Farming can be a gamble. There are many variables that can determine success and some of them, like climate, are outside a farmer’s control. But an innovative approach to agricultural research may help tip the odds in the favor of smallholder farmers. Strategic foresight modeling is a research method that examines how farming systems interact with climate change and other factors. The resulting data can help predict outcomes on farms—and help make agriculture less a game of chance for farmers.
Dr. Steven Prager is at the forefront of this research as a Senior Scientist for Integrated Modeling at the International Center for Tropical Agriculture (CIAT). A research center within the CGIAR network, CIAT works to address hunger, poverty, and nutrition through increased eco-efficiency in farming systems. Prager is a member of the Decision and Policy Analysis (DAPA) Research Area at CIAT as well as the co-leader of the Global Futures and Strategic Foresight initiative for CGIAR. His research is interdisciplinary and examines the interface of climate change and agriculture with economic development. “I am a geographer by training,” says Prager, “and the DAPA modeling team is a group of talented folks that includes economists, statisticians, climate modelers, crop modelers, crop physiologists, and agronomists.”
The modeling team develops strategic foresight scenarios by using a series of integrated models that consider the impact of climate, water resources, and technology on agriculture. The models apply these factors to future scenarios and make detailed predictions about their outcomes. “Generally speaking, it is about trying to understand present conditions, future conditions, and what would happen if certain assumptions were to hold true,” according to Prager. These assumptions can include rates of adoption of technology, positive results from the application of technology, and climate shock, the tangible consequences of climate change.
“The whole idea behind foresight is to understand what we refer to as plausible scenarios,” says Prager. “We use mathematical results as a way to evaluate these different plausible scenarios and improve decision-making regarding investments in the agricultural development process.” Ultimately, these results can help reduce risk for farmers and improve their likelihood of success. These results can also help inform other research sectors with social implications, like policy and investment.
Foresight modeling produces high volumes of new data that could be relevant to research outside of the agriculture sector and CGIAR. The CGIAR Platform for Big Data in Agriculture, an initiative that aims to capture and analyze large data sets to identify trends that can inform farmers and decisionmakers, could improve the impact of DAPA’s work by providing a clear channel for sharing information. “Basically, the Platform could improve the impact associated with the results of research,” says Prager.
At present, there is no central platform for data discovery and methods discovery, but the Platform may be a solution. “I think the platform does have the potential to increase coordination across the CGIAR network, especially as it relates to shared methods and shared data,” says Prager. “Often times we have great ideas and someone’s already done something similar. We could accelerate the research process and more importantly, accelerate impact if we are clever about how we share data.”
There are important considerations and obstacles to enabling the tools of Big Data for agricultural development. One is privacy and the protection of sensitive data.

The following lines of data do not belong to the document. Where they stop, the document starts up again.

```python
class _RasterizeGaussians(torch.autograd.Function):
    @staticmethod
    def forward(ctx, means3D, means2D, sh, colors_precomp, opacities, scales, rotations, cov3Ds_precomp, raster_settings):
        return _RasterizeGaussians._forward(ctx, False, means3D, sh, colors_precomp, opacities, scales, rotations, cov3Ds_precomp, raster_settings)

    @staticmethod
    def _forward(ctx, invdepth, means3D, sh, colors_precomp, opacities, scales, rotations, cov3Ds_precomp, raster_settings):
        device = means3D.device
        means3D = _prep(means3D, device, "means3D")
        sh = _prep(sh, device, "shs")
        colors_precomp = _prep(colors_precomp, device, "colors_precomp")
        opacities = _prep(opacities, device, "opacities")
        scales = _prep(scales, device, "scales")
        rotations = _prep(rotations, device, "rotations")
        cov3Ds_precomp = _prep(cov3Ds_precomp, device, "cov3D_precomp")
        args = (raster_settings, means3D, sh, colors_precomp, opacities, scales, rotations, cov3Ds_precomp)
        if raster_settings.debug:
            cpu_args = cpu_deep_copy_tuple(args)
            try:
                res = _forward_full(*args, invdepth=invdepth)
            except Exception as ex:
                torch.save(cpu_args, "snapshot_fw.dump")
                print("\nAn error occured in forward. Please forward snapshot_fw.dump for debugging.")
                raise ex
        else:
            res = _forward_full(*args, invdepth=invdepth)
        num_rendered, color, radii, geomBuffer, binningBuffer, imgBuffer, capacity = res[:7]
        ctx.raster_settings = raster_settings
        ctx.num_rendered = num_rendered
        ctx.capacity = capacity
        _last.capacity = capacity
        ctx.save_for_backward(colors_precomp, means3D, scales, rotations, cov3Ds_precomp, radii, sh, opacities, geomBuffer,
                              binningBuffer, imgBuffer)
        ctx.mark_non_differentiable(radii)
        ctx.set_materialize_grads(False)
        return (color, radii, res[7]) if invdepth else (color, radii)

    @staticmethod
    def backward(ctx, grad_out_color, _grad_radii):
        return _RasterizeGaussians._backward(ctx, grad_out_color, None)

    @staticmethod
    def _backward(ctx, grad_out_color, grad_invdepth):
        rs = ctx.raster_settings
        if grad_out_color is None and grad_invdepth is None:
            return (None,) * 9
        (colors_precomp, means3D, scales, rotations, cov3Ds_precomp, radii, sh, opacities, geomBuffer, binningBuffer,
         imgBuffer) = ctx.saved_tensors
        args = (rs, ctx.num_rendered, grad_out_color, means3D, sh, colors_precomp, opacities, scales, rotations, cov3Ds_precomp,
                geomBuffer, binningBuffer, imgBuffer, ctx.capacity)
        kw = {} if grad_invdepth is None else {"grad_invdepth": grad_invdepth}
        if rs.debug:
            cpu_args = cpu_deep_copy_tuple(args)
            try:
                out = _backward_impl(*args, **kw)
            except Exception as ex:
                torch.save(cpu_args, "snapshot_bw.dump")
                print("\nAn error occured in backward. Writing snapshot_bw.dump for debugging.\n")
                raise ex
        else:
            out = _backward_impl(*args, **kw)
        g_means2D, g_colors, g_opac, g_means3D, g_cov, g_sh, g_scales, g_rot = out
        return (g_means3D, g_means2D, g_sh if sh.numel() else None, g_colors if colors_precomp.numel() else None, g_opac,
                g_scales if scales.numel() else None, g_rot if rotations.numel() else None,
                g_cov if cov3Ds_precomp.numel() else None, None)


class _RasterizeGaussiansInvDepth(torch.autograd.Function):
    @staticmethod
    def forward(ctx, means3D, means2D, sh, colors_precomp, opacities, scales, rotations, cov3Ds_precomp, raster_settings):
        return _RasterizeGaussians._forward(ctx, True, means3D, sh, colors_precomp, opacities, scales, rotations, cov3Ds_precomp, raster_settings)

    @staticmethod
    def backward(ctx, grad_out_color, _grad_radii, grad_invdepth):
        return _RasterizeGaussians._backward(ctx, grad_out_color, grad_invdepth)


class GaussianRasterizer(nn.Module):
    def __init__(self, raster_settings):
        super().__init__()
        self.raster_settings = raster_settings

    def markVisible(self, positions):
        with torch.no_grad():
            rs = self.raster_settings
            device = positions.device
            if device.type != "cuda":
                raise RuntimeError("das3r_amd rasterizer: positions must live on a HIP device; there is no CPU path")
            pos = _prep(positions, device, "positions")
            P = pos.shape[0]
            present = torch.zeros(P, dtype=torch.uint8, device=device)
            if P:
                vm = _small(rs.viewmatrix, device, 16, "viewmatrix")
                pm = _small(rs.projmatrix, device, 16, "projmatrix")
                with torch.cuda.device(device):
                    rc = _lib.load().das3r_mark_visible(P, _ptr(pos), _ptr(vm), _ptr(pm), _ptr(present), _stream(device))
                _lib.check(rc, "das3r_mark_visible")
            return present.bool()

    def forward(self, means3D, means2D, opacities, shs=None, colors_precomp=None, scales=None, rotations=None,
                cov3D_precomp=None, return_invdepth=False):
        raster_settings = self.raster_settings
        if (shs is None and colors_precomp is None) or (shs is not None and colors_precomp is not None):
            raise Exception("Please provide excatly one of either SHs or precomputed colors!")
        if ((scales is None or rotations is None) and cov3D_precomp is None) or \
                ((scales is not None or rotations is not None) and cov3D_precomp is not None):
            raise Exception("Please provide exactly one of either scale/rotation pair or precomputed 3D covariance!")
        e = _empty(means3D.device)
        if shs is None:
            shs = e
        if colors_precomp is None:
            colors_precomp = e
        if scales is None:
            scales = e
        if rotations is None:
            rotations = e
        if cov3D_precomp is None:
            cov3D_precomp = e
        _last.capacity = None
        if return_invdepth:
            color, radii, invdepth = _RasterizeGaussiansInvDepth.apply(means3D, means2D, shs, colors_precomp, opacities, scales, rotations,
                                                                       cov3D_precomp, raster_settings)
        else:
            color, radii = rasterize_gaussians(means3D, means2D, shs, colors_precomp, opacities, scales, rotations, cov3D_precomp,
                                               raster_settings)
        if not color.requires_grad and getattr(_last, "capacity", None) is not None:
            check_forward(_last.capacity, means3D.device)
        _last.capacity = None
        return (color, radii, invdepth) if return_invdepth else (color, radii)
```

Prager currently chairs the Institutional Review Board, which ensures compliance with the ethics of human subjects research at CIAT. Beyond foresight, Prager sees the Big Data Platform as an integral tool for “managing and sharing potentially sensitive data in the most appropriate way, and in a way that is most consistent with our commitment to our various stakeholders”. When conducting research that involves human subjects, researchers must consider the implications of technology, confidentiality, consent, and more. The Platform is committed to responsible data sharing, and CGIAR is nearing completion of a set of guidelines based on the privacy and ethics standards of the individual partner centers.
Coordination across these centers, on privacy standards and otherwise, presents a separate set of obstacles. CGIAR is a network of 15 Research Centers, and each Center is a unique organization with complex and differing approaches to agricultural research. “Coordinating all these perspectives and encouraging others to adopt the philosophy and participate in the movement while doing something with visible impact is a challenge,” says Prager. Building a cooperative network of this size takes time and patience but the mission at stake—to democratize agricultural data and solve major food system problems—can be unifying.
One goal of the Platform for Big Data in Agriculture is to convene partners, including the private sector that produces new innovations to solve development problems. “Engagement in that sector is going to be a big milestone and a big win for CGIAR if the Platform for Big Data in Agriculture is successful,” says Prager. IBM and Amazon are two of the external partners working with the Platform and collaboration with the tech giants may help research data hit the ground as functional projects and products for consumers.
Encouraging participation and focusing on visible impact are key to the Platform’s success. “We need to understand where the intersections are and the real places where an organization like CGIAR can make the difference,” says Prager. “The next set of problems is making food systems more sustainable, making sure more people have access to healthy food, and including marginalized communities in the food system.”